__Exercise prompt__.
Sort through the data and copy the lines holding the word "ifdef".

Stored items
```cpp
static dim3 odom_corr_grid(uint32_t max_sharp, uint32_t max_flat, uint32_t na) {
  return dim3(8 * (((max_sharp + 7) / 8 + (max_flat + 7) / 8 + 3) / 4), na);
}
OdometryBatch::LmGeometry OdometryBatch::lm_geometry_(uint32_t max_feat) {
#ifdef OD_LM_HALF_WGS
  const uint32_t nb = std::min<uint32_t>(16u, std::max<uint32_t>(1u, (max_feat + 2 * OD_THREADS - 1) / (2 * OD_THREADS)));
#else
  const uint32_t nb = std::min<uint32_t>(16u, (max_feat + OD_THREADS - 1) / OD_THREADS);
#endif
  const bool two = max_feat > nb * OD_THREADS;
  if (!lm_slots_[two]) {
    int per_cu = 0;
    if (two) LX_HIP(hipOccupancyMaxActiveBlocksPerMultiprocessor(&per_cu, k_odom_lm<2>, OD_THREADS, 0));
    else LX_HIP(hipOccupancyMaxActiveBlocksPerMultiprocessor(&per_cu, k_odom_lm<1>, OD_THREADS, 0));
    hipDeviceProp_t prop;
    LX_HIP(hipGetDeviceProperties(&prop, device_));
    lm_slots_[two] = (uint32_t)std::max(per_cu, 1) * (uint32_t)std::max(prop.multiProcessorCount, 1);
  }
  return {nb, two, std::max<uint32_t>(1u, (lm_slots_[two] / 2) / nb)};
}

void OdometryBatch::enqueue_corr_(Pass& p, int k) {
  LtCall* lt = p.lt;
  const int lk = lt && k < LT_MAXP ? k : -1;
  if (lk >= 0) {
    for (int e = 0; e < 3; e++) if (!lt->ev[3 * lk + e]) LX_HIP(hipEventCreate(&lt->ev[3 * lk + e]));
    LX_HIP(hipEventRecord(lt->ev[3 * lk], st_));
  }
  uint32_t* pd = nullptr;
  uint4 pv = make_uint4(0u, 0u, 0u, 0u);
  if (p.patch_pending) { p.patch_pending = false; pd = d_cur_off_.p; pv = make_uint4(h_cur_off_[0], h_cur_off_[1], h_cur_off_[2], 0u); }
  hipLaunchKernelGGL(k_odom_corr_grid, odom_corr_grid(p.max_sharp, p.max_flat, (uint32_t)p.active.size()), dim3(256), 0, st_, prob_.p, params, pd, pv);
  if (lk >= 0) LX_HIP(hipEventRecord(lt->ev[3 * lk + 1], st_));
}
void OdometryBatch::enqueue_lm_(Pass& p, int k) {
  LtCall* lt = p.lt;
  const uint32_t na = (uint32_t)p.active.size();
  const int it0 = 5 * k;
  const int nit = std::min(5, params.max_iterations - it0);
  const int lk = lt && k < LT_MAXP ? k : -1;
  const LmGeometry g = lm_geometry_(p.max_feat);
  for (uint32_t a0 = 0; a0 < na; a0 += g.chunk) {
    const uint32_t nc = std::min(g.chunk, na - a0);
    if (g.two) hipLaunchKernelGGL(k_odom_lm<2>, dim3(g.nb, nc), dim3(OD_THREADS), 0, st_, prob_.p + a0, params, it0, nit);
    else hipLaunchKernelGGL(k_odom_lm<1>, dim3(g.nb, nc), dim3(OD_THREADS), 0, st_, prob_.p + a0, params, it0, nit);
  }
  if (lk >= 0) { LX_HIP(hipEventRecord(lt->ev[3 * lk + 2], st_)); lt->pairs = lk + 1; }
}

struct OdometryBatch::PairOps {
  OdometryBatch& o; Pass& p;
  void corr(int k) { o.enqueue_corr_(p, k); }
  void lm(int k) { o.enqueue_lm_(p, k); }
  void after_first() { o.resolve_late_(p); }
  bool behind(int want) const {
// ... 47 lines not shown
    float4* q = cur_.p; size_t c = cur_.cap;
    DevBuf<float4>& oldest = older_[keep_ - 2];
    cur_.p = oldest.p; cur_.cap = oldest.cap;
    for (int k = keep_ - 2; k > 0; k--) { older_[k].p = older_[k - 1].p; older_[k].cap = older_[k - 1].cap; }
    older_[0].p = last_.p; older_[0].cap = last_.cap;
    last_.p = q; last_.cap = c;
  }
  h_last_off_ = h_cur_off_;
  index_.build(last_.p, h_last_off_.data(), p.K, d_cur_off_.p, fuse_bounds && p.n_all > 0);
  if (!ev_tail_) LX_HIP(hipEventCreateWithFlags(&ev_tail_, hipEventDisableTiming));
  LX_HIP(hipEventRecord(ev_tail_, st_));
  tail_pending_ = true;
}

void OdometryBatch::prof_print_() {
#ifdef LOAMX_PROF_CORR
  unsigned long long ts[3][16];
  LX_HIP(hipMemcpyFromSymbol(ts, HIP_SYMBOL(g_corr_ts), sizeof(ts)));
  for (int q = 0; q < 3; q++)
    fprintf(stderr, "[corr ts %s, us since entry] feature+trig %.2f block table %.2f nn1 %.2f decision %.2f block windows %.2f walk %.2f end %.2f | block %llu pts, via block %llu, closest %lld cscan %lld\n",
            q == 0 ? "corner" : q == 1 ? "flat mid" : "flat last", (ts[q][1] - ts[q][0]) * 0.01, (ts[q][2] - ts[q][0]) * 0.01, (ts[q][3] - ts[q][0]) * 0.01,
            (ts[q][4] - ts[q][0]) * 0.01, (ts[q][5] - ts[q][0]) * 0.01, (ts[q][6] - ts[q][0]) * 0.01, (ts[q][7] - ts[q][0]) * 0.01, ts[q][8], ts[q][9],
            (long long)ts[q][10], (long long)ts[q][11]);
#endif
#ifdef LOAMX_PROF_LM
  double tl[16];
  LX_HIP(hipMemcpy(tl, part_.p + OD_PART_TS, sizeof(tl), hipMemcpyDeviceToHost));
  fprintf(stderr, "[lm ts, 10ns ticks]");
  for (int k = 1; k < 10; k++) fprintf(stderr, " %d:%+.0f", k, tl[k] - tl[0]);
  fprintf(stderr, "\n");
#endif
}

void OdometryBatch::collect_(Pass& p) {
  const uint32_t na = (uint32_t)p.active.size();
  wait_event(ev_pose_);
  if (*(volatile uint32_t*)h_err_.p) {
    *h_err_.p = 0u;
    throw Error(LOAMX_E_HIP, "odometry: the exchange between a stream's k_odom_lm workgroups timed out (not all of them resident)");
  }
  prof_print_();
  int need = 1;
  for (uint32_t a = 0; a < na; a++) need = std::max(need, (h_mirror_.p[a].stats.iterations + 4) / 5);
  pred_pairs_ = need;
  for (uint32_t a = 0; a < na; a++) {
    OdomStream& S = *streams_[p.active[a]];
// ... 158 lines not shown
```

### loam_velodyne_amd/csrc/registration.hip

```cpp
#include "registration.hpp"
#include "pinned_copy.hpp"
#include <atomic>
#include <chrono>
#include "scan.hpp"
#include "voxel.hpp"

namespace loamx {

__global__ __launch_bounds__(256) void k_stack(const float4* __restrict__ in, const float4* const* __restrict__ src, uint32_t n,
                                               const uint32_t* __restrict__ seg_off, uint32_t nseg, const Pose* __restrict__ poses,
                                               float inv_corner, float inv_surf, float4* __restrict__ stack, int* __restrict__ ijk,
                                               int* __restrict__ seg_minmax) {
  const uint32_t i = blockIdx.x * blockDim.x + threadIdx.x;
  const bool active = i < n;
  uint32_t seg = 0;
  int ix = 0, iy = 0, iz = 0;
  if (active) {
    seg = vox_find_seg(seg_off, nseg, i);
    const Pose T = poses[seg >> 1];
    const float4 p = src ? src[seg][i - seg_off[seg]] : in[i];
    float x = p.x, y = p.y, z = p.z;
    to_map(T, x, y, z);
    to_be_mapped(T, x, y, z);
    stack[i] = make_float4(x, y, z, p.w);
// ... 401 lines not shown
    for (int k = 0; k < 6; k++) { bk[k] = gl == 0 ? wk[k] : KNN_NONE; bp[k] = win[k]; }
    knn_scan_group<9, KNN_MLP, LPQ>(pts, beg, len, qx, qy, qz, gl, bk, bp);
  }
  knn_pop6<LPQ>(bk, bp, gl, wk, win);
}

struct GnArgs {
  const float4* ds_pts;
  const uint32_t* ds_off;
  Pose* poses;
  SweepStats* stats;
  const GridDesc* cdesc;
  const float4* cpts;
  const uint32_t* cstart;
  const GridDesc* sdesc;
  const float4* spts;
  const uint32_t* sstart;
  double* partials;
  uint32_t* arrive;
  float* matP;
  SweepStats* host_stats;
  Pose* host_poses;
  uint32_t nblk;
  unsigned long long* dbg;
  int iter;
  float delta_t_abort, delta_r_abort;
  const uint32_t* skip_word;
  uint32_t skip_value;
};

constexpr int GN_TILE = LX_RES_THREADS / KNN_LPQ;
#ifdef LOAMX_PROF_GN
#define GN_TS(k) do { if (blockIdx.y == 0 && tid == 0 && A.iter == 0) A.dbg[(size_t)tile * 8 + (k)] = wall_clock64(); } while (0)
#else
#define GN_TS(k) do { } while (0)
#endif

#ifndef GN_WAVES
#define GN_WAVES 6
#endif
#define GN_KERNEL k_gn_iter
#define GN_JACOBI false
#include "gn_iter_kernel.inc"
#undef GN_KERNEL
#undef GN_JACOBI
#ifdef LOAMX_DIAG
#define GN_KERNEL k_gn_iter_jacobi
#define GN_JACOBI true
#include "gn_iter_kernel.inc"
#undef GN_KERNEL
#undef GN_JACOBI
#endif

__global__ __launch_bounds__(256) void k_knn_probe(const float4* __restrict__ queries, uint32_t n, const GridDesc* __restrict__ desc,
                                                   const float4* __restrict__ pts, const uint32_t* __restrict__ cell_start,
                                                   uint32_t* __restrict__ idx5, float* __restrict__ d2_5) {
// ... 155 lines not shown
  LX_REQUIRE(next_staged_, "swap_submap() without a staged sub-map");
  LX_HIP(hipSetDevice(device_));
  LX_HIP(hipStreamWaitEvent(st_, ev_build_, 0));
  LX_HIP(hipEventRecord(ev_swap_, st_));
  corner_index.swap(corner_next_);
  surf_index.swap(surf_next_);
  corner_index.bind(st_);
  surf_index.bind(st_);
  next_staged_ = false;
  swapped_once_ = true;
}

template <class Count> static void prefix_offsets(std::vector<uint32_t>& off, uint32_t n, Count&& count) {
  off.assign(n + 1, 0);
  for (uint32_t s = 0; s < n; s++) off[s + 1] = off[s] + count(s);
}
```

__Task answer__.
#ifdef OD_LM_HALF_WGS
#ifdef LOAMX_PROF_CORR
#ifdef LOAMX_PROF_LM
#ifdef LOAMX_PROF_GN
#ifdef LOAMX_DIAG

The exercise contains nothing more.